Marble Falls hikes development fees

Impact fees for three-quarter-inch water meters in new developments such as Thunder Rock in south Marble Falls will shoot up 140 percent by May 2025. Staff photo by Nathan Bush
Development impact fees in Marble Falls will rise 140 percent by May 2025 for standard single-family homes connected to three-quarter-inch water meters. The City Council unanimously approved the increase at its regular meeting on Dec. 5.
“Our city bet the farm a long time ago on growth,” Mayor Dave Rhodes said during the meeting. “We decided that’s where we were going to go. It’s very difficult to stop rowing the ship in the middle of the ocean. We’re in the middle, and we’ve got to get on the other side of the bell curve with growth.”
Developers pay the one-time fee to the city for the construction of public facilities such as water and wastewater treatment needed to accommodate new growth.

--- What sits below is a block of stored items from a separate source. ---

int LDLObject::init(int n_, const int64_t* Ap, const int32_t* Ai, const double* Ax,
                    const int8_t* dsigns, const cldl_opts& o, const int* perm_in) {
  n = n_;
  opts = o;
  int ndev = 0;
  if (cudaGetDeviceCount(&ndev) != cudaSuccess || ndev == 0) {
    std::fprintf(stderr, "[clarabel_b200] no CUDA device: this backend has no CPU fallback\n");
    return CLDL_E_CUDA;
  }
  device = o.device;
  CK(cudaSetDevice(device));
  SymbolicOptions so;
  so.ordering = o.ordering ? o.ordering : ORDER_BEST;
  so.amd_dense_scale = o.amd_dense_scale > 0 ? o.amd_dense_scale : 1.5;
  if (o.max_panel > 0) so.max_panel = o.max_panel > CB_PB_MAXNS ? CB_PB_MAXNS : o.max_panel;
  if (o.nd_leaf > 0) so.nd_leaf = o.nd_leaf;
  cb_tmark(nullptr);
  schur = !schur_set.empty();
  int rc = schur ? analyse_schur(n, Ap, Ai, perm_in, schur_set, so, S) : analyse(n, Ap, Ai, perm_in, so, S);
  cb_tmark("ldl: ordering + symbolic");
  if (rc == -2) return CLDL_E_EMPTY_COLUMN;
  if (rc == -3) return CLDL_E_NOT_TRIU;
  if (rc == -5) return CLDL_E_BAD_PERM;
  if (rc) return CLDL_E_ARG;
  shard_nranks = o.shard_nranks > 1 ? o.shard_nranks : 1;
  shard_rank = o.shard_rank;
  if (schur && sharded()) return CLDL_E_ARG;
  if (schur) shard_rank = 0;
  if (sharded()) {
    if (shard_rank < 0 || shard_rank >= shard_nranks) return CLDL_E_ARG;
    std::vector<int> par(S.sn_parent);
    if (plan_shards(S.nsup, S.sn_first.data(), S.sn_rowptr.data(), par.data(), shard_nranks, shard)) return CLDL_E_ARG;
    shard_cut.assign(shard_nranks, {});
    shard_xidx.assign(shard_nranks, {});
    for (int s = 0; s < S.nsup; s++) {
      const int g = shard.owner[s];
      if (g < 0) continue;
      if (S.sn_parent[s] >= 0 && shard.owner[S.sn_parent[s]] < 0) shard_cut[g].push_back(s);
      for (int j = S.sn_first[s]; j < S.sn_first[s + 1]; j++) shard_xidx[g].push_back(S.perm[j]);
    }
  }
  const std::vector<int> owner = schur ? schur_owner(S, n - (int)schur_set.size()) : shard.owner;

  CK(cudaStreamCreateWithFlags(&stream, cudaStreamNonBlocking));
  CK(cudaStreamCreateWithFlags(&stream_a, cudaStreamNonBlocking));
  CK(cudaStreamCreateWithFlags(&stream_b, cudaStreamNonBlocking));
  for (auto& e : ev_leaf) CK(cudaEventCreateWithFlags(&e, cudaEventDisableTiming));
  CK(cudaEventCreate(&ev0));
  CK(cudaEventCreate(&ev1));
  CK(cudaMallocHost((void**)&h_status, ST_COUNT * sizeof(int)));

  auto to_ll = [](const std::vector<int64_t>& v) { return std::vector<long long>(v.begin(), v.end()); };
  CK(upload(&dev.sn_first, S.sn_first));
  CK(upload(&dev.sn_rowptr, to_ll(S.sn_rowptr)));
  CK(upload(&dev.sn_rows, S.sn_rows));
  CK(upload(&dev.child_ptr, to_ll(S.child_ptr)));
  CK(upload(&dev.child_list, S.child_list));
  CK(upload(&dev.rel, S.rel));
  CK(upload(&dev.panel_off, to_ll(S.panel_off)));
  CK(upload(&dev.upd_off, to_ll(S.upd_off)));
  CK(upload(&dev.asm_ptr, to_ll(S.asm_ptr)));
  CK(upload(&dev.asm_src, S.asm_src));
  CK(upload(&dev.asm_dst, to_ll(S.asm_dst)));
  CK(upload(&dev.perm, S.perm));
  {
    std::vector<signed char> ds(n);
    for (int k = 0; k < n; k++) ds[k] = dsigns ? (signed char)dsigns[S.perm[k]] : (signed char)1;
    CK(upload(&dev.dsigns, ds));
  }
  nnzA = Ap[n];
  h_colptr.assign(Ap, Ap + n + 1);
  h_rowval.assign(Ai, Ai + nnzA);
  CK(cudaMalloc((void**)&dev.vals, (size_t)(nnzA ? nnzA : 1) * sizeof(double)));
  CK(cudaMemcpy(dev.vals, Ax, (size_t)nnzA * sizeof(double), cudaMemcpyHostToDevice));
  big_alloc_rc = 0;
  big_alloc = std::thread([this]() {
    if (cudaSetDevice(device) != cudaSuccess) { big_alloc_rc = 1; return; }
    const size_t nu = S.sn_rows.size() ? S.sn_rows.size() : 1;
    if (cudaMalloc((void**)&dev.L, ((size_t)(S.L_alloc ? S.L_alloc : 1) + 8) * sizeof(double)) != cudaSuccess ||
        cudaMalloc((void**)&dev.U, (size_t)(S.upd_total ? S.upd_total : 1) * sizeof(double)) != cudaSuccess ||
        cudaMalloc((void**)&dev.u, nu * sizeof(double)) != cudaSuccess ||
        cudaMalloc((void**)&d_u2, nu * sizeof(double)) != cudaSuccess)
      big_alloc_rc = 1;
  });
  struct BigJoin { std::thread& t; ~BigJoin() { if (t.joinable()) t.join(); } } big_join{big_alloc};
  CK(cudaMalloc((void**)&dev.D, (size_t)n * sizeof(double)));
  CK(cudaMalloc((void**)&dev.Dinv, (size_t)n * sizeof(double)));
  CK(cudaMalloc((void**)&d_xp, (size_t)n * sizeof(double)));
  CK(cudaMalloc((void**)&d_xp2, (size_t)n * sizeof(double)));
  CK(cudaMalloc((void**)&d_bx, (size_t)2 * n * sizeof(double)));
  CK(cudaMalloc((void**)&dev.status, ST_COUNT * sizeof(int)));
  CK(cudaMemset(dev.status, 0, ST_COUNT * sizeof(int)));
  dev.reg_enable = o.regularize_enable;
  dev.reg_eps = o.regularize_eps;
  dev.reg_delta = o.regularize_delta;

  cb_tmark("ldl: uploads + device alloc");
  int max_optin = 0, nsm = 0;
  CK(cudaDeviceGetAttribute(&max_optin, cudaDevAttrMaxSharedMemoryPerBlockOptin, device));
  CK(cudaDeviceGetAttribute(&nsm, cudaDevAttrMultiProcessorCount, device));
  const int level_cap = (max_optin - 2048) / 8;
  const size_t extra2 = (size_t)2 * (2 * CB_PB_MAXNS + SV_MAXROWS + 4 * CB_PB_MAXNS) * sizeof(double);
  {
    const size_t per_cta = ((size_t)227 * 1024) / SV_MINB - 1024 - 64;
    sv_cap = (int)((per_cta - extra2) / sizeof(double)) - 2;
    sv_cap &= ~1;
    sv_cap = std::min(sv_cap, 16384);
  }
  SolvePlan sp;
  std::thread th_solve([&]() { sp = build_solve_plan(S, owner, shard_rank, sv_cap); });
  struct ThJoin { std::thread& t; ~ThJoin() { if (t.joinable()) t.join(); } } th_solve_guard{th_solve};
  Level0Plan l0 = build_level0_plan(S, owner, shard_rank, level_cap);
  FactorPlan fp = build_factor_plan(S, owner, shard_rank);
  th_solve.join();
  cb_tmark("ldl: plans");

  CK(cudaFuncSetAttribute(k_factor_level<256>, cudaFuncAttributeMaxDynamicSharedMemorySize, level_cap * 8));
  plan = std::move(l0.segs);
  CK(upload(&dev.level_tasks, l0.level_tasks));

  CK(upload(&dev.sc_panel_src, fp.sc_panel_src));
  CK(upload(&dev.sc_panel_dst, fp.sc_panel_dst));
  CK(upload(&dev.sc_tile_src, fp.sc_tile_src));
  CK(upload(&dev.sc_tile_dst, fp.sc_tile_dst));
  if (std::getenv("CB_TIMING")) std::fprintf(stderr, "[cb timing]     factor plan: %zu tasks, %zu child records, %zu big fronts, %zu tiles\n",
                                              fp.tasks.size(), fp.recs.size(), fp.sc_panel_ptr.size() - 1, fp.sc_tile_ptr.size() - 1);
  dff.ntask = (int)fp.tasks.size();
  dff_ntask_owned = fp.ntask_owned;
  CK(upload(&dff.tasks, fp.tasks));
  CK(upload(&dff.recs, fp.recs));
  CK(upload(&d_dff_init, fp.cnt_init));
  CK(cudaMalloc((void**)&d_dff_cnt, fp.cnt_init.size() * sizeof(int) + 16));
  dff.pend = d_dff_cnt; dff.diag_done = d_dff_cnt + S.nsup; dff.rows_left = d_dff_cnt + 2 * (size_t)S.nsup;
  dff.tiles_left = d_dff_cnt + 3 * (size_t)S.nsup;
  CK(cudaMalloc((void**)&dff.qhead, sizeof(int)));
  CK(upload(&dff.parent, S.sn_parent));
  CK(upload(&dff.big_pos, fp.big_pos));
  CK(upload(&dff.tile_base, fp.tile_base));
  CK(cudaFuncSetAttribute(k_factor_df, cudaFuncAttributeMaxDynamicSharedMemorySize, DF_SMEM_DOUBLES * 8));
  int occ = 0;
  CK(cudaOccupancyMaxActiveBlocksPerMultiprocessor(&occ, k_factor_df, DF_NT, (size_t)DF_SMEM_DOUBLES * 8));
  dff_grid = nsm * std::max(1, occ);
  dff_nsup4 = 4 * (size_t)S.nsup;
  if (std::getenv("CB_DF_TRACE") && dff.ntask > 0) {
    h_dff_tasks = fp.tasks;
    CK(cudaMalloc((void**)&dff.trace, (size_t)dff.ntask * 10 * sizeof(unsigned long long)));
    CK(cudaMemset(dff.trace, 0, (size_t)dff.ntask * 10 * sizeof(unsigned long long)));
  }

  const int nt = (int)sp.tasks.size();
  sv_nwide = (int)sp.wide.size();
  sv_nleaf1 = (int)sp.leaf1.size(); sv_nleafn = (int)sp.leafn.size(); sv_nleafw = (int)sp.leafw.size();
  sv_leafw_nrmax = sp.leafw_nrmax;
  sv_leafw_grid = sv_nleafw;
  sv_ntask_owned = sp.ntask_owned;
  CK(upload(&dev.gat_ptr, sp.gat_ptr));
  CK(upload(&dev.gat_src, sp.gat_src));
  CK(upload(&d_sv_leaf1, sp.leaf1));
  CK(upload(&d_sv_leafn, sp.leafn));
  CK(upload(&d_sv_leafw, sp.leafw));
  CK(upload(&sv.fronts, sp.fronts));
  CK(upload(&sv.front2task, sp.front2task));
  CK(upload(&sv.parent, S.sn_parent));
  CK(upload(&sv.tasks, sp.tasks));
  sv_ninit = sp.cnt_init.size();
  sv_nzero = (size_t)nt + 2 * (size_t)S.nsup + 2;
  CK(upload(&d_sv_init, sp.cnt_init));
  CK(cudaMalloc((void**)&d_sv_cnt, (sv_ninit + sv_nzero) * sizeof(int)));
  sv.pend = d_sv_cnt; sv.fleft = d_sv_cnt + nt; sv.bleft = sv.fleft + S.nsup;
  sv.tdone = d_sv_cnt + sv_ninit; sv.ydone = sv.tdone + nt; sv.done = sv.ydone + S.nsup; sv.qhead = sv.done + S.nsup;
  sv.bpart_stride = (long long)(sp.nslots ? sp.nslots : 1) * CB_PB_MAXNS;
  CK(cudaMalloc((void**)&sv.bpart, (size_t)2 * sv.bpart_stride * sizeof(double)));
  sv.ntask = nt;
  for (int nr2 = 1; nr2 <= 2; nr2++)
    sv_smem[nr2 - 1] = ((size_t)sv_cap + 2 + (size_t)nr2 * (2 * CB_PB_MAXNS + SV_MAXROWS + 4 * CB_PB_MAXNS)) * sizeof(double);
  if ((rc = sv_configure())) return rc;
  const int sv_occ = sv_occupancy();
  if (sv_occ < 1) return CLDL_E_CUDA;
  sv_grid = nsm * sv_occ;
  use_dataflow = true;
  if (std::getenv("CB_DF_TRACE_SOLVE") && nt > 0) {
    CK(cudaMalloc((void**)&sv.trace, (size_t)nt * 8 * sizeof(unsigned long long)));
    CK(cudaMemset(sv.trace, 0, (size_t)nt * 8 * sizeof(unsigned long long)));
    h_sv_tasks = sp.tasks;
  }
  if (std::getenv("CB_TIMING") != nullptr) std::fprintf(stderr, "[cb timing]     solve plan: %d tasks (%d leaf columns, %d narrow leaves, %d wide leaves, %d wide fronts, %d row slabs), slab %d doubles, %d CTAs\n",
                                   nt, sv_nleaf1, sv_nleafn, sv_nleafw, sv_nwide, sp.nslots, sv_cap, sv_grid);
  cb_tmark("ldl: plan uploads");
  if (sharded()) {
    d_shard_xidx.assign(shard_nranks, nullptr);
    for (int w = 0; w < 2; w++) { d_shard_segs[w].assign(shard_nranks, nullptr); shard_nsegs[w].assign(shard_nranks, 0); }
    for (int g = 0; g < shard_nranks; g++) CK(upload(&d_shard_xidx[g], shard_xidx[g]));
  }
  if (schur && (rc = schur_setup(sp))) return rc;
  if (big_alloc.joinable()) big_alloc.join();
  if (big_alloc_rc) { std::fprintf(stderr, "[clarabel_b200] device allocation of the factor storage failed\n"); return CLDL_E_CUDA; }
  cb_tmark("ldl: big allocations joined");
  CK(cudaDeviceSynchronize());
  factored = false;
  return CLDL_OK;
}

“They can only be imposed and spent on capital projects that are necessitated and attributable to new development,” said Kim Foutz, director of the city’s Development Services.
The cost is determined by the size of the need. Currently, the impact fee to connect water and wastewater lines to a three-quarter-inch meter, a standard size for a single-family home, is $6,054.
That number will increase by 100 percent of the current rate to $12,108 on May 1, 2024. Exactly one year later, the fee will go up by 20 percent of the May 2024 rate to $14,529.60.
“We want to do right by the citizens,” Mayor Pro-tem Dee Haddock said. “We want to do right by the developers. We’re trying to split the baby, so to speak.”
Officials based their decision on an impact fee study by engineering firm Miller Gray and financial consultant Wildan. The study used a flat, 7-percent growth rate inside Marble Falls city limits to predict future infrastructure needs. Based on that rate, the city will have over 15,000 residents by 2033, which is more than double its current population of 7,227.
“Some might think (the growth rate) is aggressive; some might think it’s not enough,” Miller Gray representative Sam Shorter told the council at its Nov. 7 meeting. “We heard detailed presentations that looked at the number of master-planned communities and large developments around the city and the ETJ (extra-territorial jurisdiction), and that was the growth rate that was selected.”
Councilor Bryan Walker tried to delay the decision by making a motion to move the item to a future meeting, citing fears that Marble Falls was mirroring its rate after cities that have already experienced much higher growth rates, including Hutto, Kyle, and New Braunfels.
“I feel like this would be us jumping the gun to try to put ourselves in a pot that we’re not quite in yet,” he said.
Councilor Griff Morris seconded the motion, but it failed 2-4 with Rhodes, Haddock, and councilors Lauren Haltom and Karlee Cauble voting against it.
“We’ve been looking at this for 17 or 18 months,” Haddock said. “It’s time to make a decision.”
A back-and-forth negotiation between Haddock and Haltom resulted in a compromise from the dais to increase the rate across an 18-month timetable as opposed to upping the fees in a swift, one-time increase.
“I think a stepped approach has some wisdom,” Rhodes said. “It allows time for projects to get in and done.”
Councilor Craig Magerkurth was absent from the meeting.